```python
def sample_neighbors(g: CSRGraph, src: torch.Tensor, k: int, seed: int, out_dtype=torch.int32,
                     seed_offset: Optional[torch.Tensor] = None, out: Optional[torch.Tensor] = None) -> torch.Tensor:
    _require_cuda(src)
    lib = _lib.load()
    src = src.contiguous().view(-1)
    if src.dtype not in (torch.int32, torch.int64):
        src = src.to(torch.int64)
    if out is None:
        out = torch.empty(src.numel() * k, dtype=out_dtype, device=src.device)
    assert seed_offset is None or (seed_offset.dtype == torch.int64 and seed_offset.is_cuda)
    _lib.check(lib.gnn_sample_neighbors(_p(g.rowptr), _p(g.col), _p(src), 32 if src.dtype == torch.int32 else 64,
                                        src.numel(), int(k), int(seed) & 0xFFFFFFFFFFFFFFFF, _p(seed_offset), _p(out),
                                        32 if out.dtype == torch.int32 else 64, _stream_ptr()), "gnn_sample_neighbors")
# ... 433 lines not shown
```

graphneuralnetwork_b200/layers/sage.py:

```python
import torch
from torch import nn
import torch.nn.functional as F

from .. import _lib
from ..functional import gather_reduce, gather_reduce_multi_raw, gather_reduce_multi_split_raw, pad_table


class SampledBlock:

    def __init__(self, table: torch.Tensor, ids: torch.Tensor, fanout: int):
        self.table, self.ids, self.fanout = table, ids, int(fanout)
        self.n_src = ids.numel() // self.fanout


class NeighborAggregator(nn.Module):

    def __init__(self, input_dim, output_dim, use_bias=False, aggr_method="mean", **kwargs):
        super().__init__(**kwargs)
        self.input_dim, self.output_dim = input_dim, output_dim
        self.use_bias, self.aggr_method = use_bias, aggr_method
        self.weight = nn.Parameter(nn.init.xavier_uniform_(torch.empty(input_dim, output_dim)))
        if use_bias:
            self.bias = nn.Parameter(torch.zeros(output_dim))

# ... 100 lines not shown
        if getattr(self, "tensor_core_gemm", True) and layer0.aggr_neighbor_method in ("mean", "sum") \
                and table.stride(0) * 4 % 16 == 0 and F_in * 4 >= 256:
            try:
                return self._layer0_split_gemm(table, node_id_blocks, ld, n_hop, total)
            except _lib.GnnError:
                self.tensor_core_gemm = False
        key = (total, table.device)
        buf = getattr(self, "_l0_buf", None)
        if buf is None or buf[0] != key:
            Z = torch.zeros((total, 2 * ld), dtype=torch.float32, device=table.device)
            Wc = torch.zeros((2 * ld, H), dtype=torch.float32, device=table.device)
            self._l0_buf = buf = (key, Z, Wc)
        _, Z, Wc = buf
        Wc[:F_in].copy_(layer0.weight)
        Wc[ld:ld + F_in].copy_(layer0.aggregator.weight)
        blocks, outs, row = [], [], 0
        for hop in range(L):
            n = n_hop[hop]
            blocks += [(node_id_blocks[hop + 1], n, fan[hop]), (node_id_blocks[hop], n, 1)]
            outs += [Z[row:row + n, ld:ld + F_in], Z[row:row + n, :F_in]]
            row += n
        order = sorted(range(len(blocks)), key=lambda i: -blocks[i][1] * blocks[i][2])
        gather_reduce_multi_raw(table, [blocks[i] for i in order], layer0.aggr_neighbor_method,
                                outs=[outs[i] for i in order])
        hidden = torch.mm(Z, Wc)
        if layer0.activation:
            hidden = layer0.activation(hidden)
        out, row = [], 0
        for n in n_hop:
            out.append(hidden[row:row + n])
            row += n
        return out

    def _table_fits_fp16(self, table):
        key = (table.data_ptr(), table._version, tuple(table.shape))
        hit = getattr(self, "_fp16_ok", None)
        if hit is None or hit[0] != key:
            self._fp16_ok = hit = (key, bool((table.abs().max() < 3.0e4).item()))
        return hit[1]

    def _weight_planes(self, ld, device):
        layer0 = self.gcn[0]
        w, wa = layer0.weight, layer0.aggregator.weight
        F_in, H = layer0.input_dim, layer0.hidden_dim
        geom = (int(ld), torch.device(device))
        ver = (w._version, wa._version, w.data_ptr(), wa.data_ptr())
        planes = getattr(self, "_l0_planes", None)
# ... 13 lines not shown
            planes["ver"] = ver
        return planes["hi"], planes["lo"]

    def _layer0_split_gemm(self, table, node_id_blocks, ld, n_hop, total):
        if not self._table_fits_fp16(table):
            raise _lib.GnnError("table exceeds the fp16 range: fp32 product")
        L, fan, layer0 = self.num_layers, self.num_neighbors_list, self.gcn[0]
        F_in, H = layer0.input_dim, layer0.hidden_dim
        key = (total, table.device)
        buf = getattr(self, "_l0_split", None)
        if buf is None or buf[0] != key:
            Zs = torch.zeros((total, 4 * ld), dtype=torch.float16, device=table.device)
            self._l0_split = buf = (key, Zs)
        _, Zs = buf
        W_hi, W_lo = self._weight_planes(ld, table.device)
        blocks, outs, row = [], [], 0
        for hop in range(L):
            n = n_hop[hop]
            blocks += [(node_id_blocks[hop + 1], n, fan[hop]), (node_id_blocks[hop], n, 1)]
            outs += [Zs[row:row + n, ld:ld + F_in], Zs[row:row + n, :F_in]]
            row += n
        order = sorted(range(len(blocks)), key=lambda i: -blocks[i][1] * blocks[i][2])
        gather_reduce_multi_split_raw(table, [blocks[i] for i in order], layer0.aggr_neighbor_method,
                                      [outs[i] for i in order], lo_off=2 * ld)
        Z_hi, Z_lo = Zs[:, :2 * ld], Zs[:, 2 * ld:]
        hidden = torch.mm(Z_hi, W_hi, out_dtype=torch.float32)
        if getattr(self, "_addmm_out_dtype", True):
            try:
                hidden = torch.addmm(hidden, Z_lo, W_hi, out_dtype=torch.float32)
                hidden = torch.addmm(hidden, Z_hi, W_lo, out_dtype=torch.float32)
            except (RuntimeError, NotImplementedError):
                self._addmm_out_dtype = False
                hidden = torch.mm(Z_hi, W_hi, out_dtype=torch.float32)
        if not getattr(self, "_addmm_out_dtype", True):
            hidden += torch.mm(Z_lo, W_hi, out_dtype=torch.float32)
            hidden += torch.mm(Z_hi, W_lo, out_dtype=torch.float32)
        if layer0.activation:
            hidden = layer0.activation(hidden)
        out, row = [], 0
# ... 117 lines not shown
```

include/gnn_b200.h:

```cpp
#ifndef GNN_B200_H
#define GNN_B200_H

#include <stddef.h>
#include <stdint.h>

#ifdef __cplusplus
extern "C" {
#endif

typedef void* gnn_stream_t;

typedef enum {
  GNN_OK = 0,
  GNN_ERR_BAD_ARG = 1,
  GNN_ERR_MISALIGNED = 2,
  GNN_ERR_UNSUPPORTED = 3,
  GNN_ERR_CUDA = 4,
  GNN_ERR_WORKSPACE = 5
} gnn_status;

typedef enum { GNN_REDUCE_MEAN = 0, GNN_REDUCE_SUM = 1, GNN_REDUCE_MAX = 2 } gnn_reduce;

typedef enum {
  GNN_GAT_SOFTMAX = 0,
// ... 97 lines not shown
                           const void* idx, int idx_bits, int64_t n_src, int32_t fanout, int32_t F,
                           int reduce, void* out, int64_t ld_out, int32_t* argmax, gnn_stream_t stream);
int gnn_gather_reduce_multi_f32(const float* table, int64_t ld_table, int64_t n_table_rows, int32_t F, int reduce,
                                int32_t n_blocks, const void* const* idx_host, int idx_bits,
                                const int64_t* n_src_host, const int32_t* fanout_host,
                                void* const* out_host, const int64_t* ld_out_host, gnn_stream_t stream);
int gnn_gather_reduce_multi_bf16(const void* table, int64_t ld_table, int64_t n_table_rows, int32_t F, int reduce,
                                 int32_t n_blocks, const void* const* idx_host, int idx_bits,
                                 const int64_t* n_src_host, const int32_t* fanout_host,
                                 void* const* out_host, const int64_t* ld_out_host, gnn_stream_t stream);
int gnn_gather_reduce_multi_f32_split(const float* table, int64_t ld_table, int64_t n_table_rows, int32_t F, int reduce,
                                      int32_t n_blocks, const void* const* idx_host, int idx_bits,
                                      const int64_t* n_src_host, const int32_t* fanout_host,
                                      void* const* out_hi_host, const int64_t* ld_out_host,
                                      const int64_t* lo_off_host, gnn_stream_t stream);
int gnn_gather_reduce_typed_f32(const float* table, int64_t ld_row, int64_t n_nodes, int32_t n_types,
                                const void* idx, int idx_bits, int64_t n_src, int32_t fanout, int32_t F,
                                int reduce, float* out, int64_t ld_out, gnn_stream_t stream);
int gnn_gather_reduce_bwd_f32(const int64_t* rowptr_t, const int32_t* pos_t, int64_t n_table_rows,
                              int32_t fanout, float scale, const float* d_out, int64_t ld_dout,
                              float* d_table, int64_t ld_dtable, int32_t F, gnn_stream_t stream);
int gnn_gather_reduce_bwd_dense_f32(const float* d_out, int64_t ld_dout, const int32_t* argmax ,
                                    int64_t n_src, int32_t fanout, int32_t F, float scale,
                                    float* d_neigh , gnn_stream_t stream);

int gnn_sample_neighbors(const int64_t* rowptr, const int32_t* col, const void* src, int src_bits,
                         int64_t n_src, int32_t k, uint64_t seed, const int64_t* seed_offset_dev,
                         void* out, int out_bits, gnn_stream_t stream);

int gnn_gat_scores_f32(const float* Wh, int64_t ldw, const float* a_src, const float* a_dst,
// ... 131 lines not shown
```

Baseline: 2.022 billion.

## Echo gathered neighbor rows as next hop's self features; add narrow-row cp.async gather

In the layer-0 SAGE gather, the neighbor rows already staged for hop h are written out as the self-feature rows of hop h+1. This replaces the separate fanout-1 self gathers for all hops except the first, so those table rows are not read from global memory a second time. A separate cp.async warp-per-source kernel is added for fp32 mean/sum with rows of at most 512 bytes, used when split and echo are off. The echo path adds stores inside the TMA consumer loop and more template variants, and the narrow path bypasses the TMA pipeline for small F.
- - - -
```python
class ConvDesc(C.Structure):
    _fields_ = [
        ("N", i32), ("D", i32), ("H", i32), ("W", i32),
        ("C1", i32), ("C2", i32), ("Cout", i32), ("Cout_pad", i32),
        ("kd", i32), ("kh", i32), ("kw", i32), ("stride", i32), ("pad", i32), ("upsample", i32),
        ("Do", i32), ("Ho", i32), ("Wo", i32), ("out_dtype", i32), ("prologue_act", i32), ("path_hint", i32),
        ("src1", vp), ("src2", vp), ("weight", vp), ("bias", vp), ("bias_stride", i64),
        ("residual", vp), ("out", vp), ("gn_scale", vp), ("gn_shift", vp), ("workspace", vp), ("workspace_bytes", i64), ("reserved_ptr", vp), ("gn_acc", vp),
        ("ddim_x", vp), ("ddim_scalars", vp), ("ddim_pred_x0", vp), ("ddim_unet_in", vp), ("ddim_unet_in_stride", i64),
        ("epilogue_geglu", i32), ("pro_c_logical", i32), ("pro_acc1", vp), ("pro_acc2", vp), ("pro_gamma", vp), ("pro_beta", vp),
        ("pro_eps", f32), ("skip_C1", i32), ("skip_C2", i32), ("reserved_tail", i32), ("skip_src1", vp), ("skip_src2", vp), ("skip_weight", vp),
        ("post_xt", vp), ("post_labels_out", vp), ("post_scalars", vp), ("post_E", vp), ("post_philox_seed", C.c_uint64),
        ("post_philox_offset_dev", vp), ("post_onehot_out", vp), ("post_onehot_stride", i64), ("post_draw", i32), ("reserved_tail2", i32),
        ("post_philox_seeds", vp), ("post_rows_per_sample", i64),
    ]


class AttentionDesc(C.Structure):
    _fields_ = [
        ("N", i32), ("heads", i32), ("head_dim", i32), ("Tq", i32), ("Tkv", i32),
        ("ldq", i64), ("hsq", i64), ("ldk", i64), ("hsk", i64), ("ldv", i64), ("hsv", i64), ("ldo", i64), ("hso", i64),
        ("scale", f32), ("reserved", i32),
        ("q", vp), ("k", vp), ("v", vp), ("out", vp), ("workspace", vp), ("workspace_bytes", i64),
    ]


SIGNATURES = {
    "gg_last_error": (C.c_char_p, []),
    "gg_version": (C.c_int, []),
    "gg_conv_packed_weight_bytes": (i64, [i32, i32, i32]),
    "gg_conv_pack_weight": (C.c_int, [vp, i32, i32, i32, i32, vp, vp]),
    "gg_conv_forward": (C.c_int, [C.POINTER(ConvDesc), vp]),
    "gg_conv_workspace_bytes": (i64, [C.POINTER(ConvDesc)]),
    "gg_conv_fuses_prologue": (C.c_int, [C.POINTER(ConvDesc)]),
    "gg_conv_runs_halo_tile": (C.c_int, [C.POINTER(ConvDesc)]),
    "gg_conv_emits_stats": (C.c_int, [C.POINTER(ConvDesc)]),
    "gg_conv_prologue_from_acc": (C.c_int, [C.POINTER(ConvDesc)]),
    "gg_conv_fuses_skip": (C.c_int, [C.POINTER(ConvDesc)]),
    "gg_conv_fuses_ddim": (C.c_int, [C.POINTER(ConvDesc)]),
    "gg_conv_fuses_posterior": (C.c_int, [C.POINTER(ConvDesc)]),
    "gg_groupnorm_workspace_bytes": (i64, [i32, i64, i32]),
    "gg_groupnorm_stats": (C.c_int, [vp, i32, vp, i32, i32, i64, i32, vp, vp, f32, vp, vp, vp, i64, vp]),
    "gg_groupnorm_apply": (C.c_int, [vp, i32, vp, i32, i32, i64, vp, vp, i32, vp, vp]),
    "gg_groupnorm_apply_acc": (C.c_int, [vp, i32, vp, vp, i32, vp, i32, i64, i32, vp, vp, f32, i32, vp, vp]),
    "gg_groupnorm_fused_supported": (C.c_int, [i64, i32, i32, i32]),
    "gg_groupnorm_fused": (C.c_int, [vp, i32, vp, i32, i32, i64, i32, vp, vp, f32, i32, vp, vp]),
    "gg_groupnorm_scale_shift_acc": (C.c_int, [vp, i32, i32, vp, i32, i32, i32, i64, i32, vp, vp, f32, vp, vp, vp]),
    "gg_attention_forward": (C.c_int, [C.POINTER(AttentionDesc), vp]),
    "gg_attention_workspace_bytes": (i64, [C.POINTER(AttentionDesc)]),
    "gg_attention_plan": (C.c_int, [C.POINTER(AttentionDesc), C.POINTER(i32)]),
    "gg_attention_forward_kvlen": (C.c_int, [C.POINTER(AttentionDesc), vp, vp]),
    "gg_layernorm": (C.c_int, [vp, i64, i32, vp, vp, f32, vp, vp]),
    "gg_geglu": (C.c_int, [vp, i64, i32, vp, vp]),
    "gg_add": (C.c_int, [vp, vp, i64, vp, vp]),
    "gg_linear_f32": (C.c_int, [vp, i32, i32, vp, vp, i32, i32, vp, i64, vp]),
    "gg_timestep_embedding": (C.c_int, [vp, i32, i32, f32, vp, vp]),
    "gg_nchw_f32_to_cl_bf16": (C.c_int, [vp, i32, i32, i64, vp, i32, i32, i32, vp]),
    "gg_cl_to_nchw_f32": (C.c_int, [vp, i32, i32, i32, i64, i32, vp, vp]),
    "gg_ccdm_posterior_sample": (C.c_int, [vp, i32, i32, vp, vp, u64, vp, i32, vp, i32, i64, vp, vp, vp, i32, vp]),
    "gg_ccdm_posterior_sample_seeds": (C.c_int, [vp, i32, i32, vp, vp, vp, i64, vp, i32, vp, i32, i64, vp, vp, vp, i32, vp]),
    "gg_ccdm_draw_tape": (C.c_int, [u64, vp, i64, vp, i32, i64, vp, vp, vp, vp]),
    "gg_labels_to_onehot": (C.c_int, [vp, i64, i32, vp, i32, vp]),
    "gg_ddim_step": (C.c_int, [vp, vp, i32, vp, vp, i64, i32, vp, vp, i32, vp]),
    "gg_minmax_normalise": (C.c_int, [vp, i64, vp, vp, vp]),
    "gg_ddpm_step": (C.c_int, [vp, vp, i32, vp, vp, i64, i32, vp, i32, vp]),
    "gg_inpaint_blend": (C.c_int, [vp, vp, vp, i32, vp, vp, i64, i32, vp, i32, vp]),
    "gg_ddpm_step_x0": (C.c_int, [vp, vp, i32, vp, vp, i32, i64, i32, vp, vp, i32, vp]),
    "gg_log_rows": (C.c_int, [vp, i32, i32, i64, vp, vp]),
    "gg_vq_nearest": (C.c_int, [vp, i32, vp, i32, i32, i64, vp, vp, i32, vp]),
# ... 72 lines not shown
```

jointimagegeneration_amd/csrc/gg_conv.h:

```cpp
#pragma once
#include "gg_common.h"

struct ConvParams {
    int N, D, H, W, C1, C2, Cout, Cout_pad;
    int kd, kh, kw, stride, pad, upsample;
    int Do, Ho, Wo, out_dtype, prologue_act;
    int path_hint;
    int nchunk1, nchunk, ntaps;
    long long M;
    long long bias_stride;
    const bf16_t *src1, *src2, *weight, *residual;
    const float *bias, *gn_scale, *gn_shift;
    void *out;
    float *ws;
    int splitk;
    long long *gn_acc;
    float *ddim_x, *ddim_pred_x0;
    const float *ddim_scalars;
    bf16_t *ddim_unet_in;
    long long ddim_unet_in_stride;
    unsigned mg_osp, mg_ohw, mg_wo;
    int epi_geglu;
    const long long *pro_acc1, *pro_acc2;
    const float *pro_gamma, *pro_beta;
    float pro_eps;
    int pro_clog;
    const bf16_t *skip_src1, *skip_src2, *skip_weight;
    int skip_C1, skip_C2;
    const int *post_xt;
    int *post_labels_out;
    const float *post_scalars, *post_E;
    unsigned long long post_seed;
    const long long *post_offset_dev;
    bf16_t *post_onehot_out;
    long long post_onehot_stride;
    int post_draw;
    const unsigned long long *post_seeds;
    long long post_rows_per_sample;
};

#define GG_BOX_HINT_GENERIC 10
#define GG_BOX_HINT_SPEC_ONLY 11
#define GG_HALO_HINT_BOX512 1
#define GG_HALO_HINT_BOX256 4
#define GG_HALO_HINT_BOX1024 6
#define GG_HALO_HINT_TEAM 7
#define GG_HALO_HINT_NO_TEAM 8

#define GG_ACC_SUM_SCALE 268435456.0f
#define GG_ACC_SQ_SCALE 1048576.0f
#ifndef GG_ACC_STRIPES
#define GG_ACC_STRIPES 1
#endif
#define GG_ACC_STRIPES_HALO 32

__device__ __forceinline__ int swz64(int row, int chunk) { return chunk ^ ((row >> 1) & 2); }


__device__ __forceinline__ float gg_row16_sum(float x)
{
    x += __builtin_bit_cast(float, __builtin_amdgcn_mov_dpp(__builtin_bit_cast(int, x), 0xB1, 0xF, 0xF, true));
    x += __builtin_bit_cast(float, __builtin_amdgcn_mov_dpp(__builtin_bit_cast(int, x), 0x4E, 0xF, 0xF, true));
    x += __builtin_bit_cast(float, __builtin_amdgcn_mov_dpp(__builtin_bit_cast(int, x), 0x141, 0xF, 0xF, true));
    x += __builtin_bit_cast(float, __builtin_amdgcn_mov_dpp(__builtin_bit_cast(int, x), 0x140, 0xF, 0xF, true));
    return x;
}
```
- - - -
BRIEF:
Only lines that include "getattr" belong in the answer; return them from the entries above.

COMPLETED EXERCISE:
        if getattr(self, "tensor_core_gemm", True) and layer0.aggr_neighbor_method in ("mean", "sum") \
        buf = getattr(self, "_l0_buf", None)
        hit = getattr(self, "_fp16_ok", None)
        planes = getattr(self, "_l0_planes", None)
        buf = getattr(self, "_l0_split", None)
        if getattr(self, "_addmm_out_dtype", True):
        if not getattr(self, "_addmm_out_dtype", True):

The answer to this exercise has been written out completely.